MATERIALS PROVIDED:
---*---
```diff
diff --git a/vrenderer_amd/csrc/vr_raster.hip b/vrenderer_amd/csrc/vr_raster.hip
--- a/vrenderer_amd/csrc/vr_raster.hip
+++ b/vrenderer_amd/csrc/vr_raster.hip
@@ -1687,6 +1687,7 @@
             fuse = !extra && gb->w % 4 == 0;
             if (fuse) {
                 la.lut_g = ctx->d_srgb_lut; la.hdr = (uint2*)lit_req->hdr->data;
+                vr_image_written(lit_req->hdr);
                 if (pt) {
                     VR_REQUIRE((size_t)pt->max_owned * VR_OWNER_TILE * VR_OWNER_TILE * 6 <= lit_req->hdr->capacity_bytes, "hdr_out is smaller than vr_partition_packed_bytes()");
                     la.tile_slot = pt->d_tile_slot; la.slot_base = pt->rank * pt->max_owned; la.owner_tiles_x = (gb->w + VR_OWNER_TILE - 1) / VR_OWNER_TILE;
diff --git a/vrenderer_amd/passes.py b/vrenderer_amd/passes.py
--- a/vrenderer_amd/passes.py
+++ b/vrenderer_amd/passes.py
@@ -151,6 +151,12 @@
         c = (C.c_uint32 * 4)()
         check(self.ctx.lib.vr_gbuffer_region_census(self.handle, c), "vr_gbuffer_region_census")
         return dict(unknown=c[0], specular_constant=c[1], clear=c[2], total=c[3])
+
+    def region_states(self):
+        ty, tx = (self.height + 31) // 32, (self.width + 31) // 32
+        out = np.zeros((ty, tx, 4), np.uint8)
+        check(self.ctx.lib.vr_debug_region_states(self.handle, _vp(out), out.nbytes), "vr_debug_region_states")
+        return out
 
     def describe(self):
         d = GBufferDesc()
```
---*---
WORK REQUIRED:
Take each line of the material that contains the word "return" and list it.

YOUR RESPONSE:
         return dict(unknown=c[0], specular_constant=c[1], clear=c[2], total=c[3])
+        return out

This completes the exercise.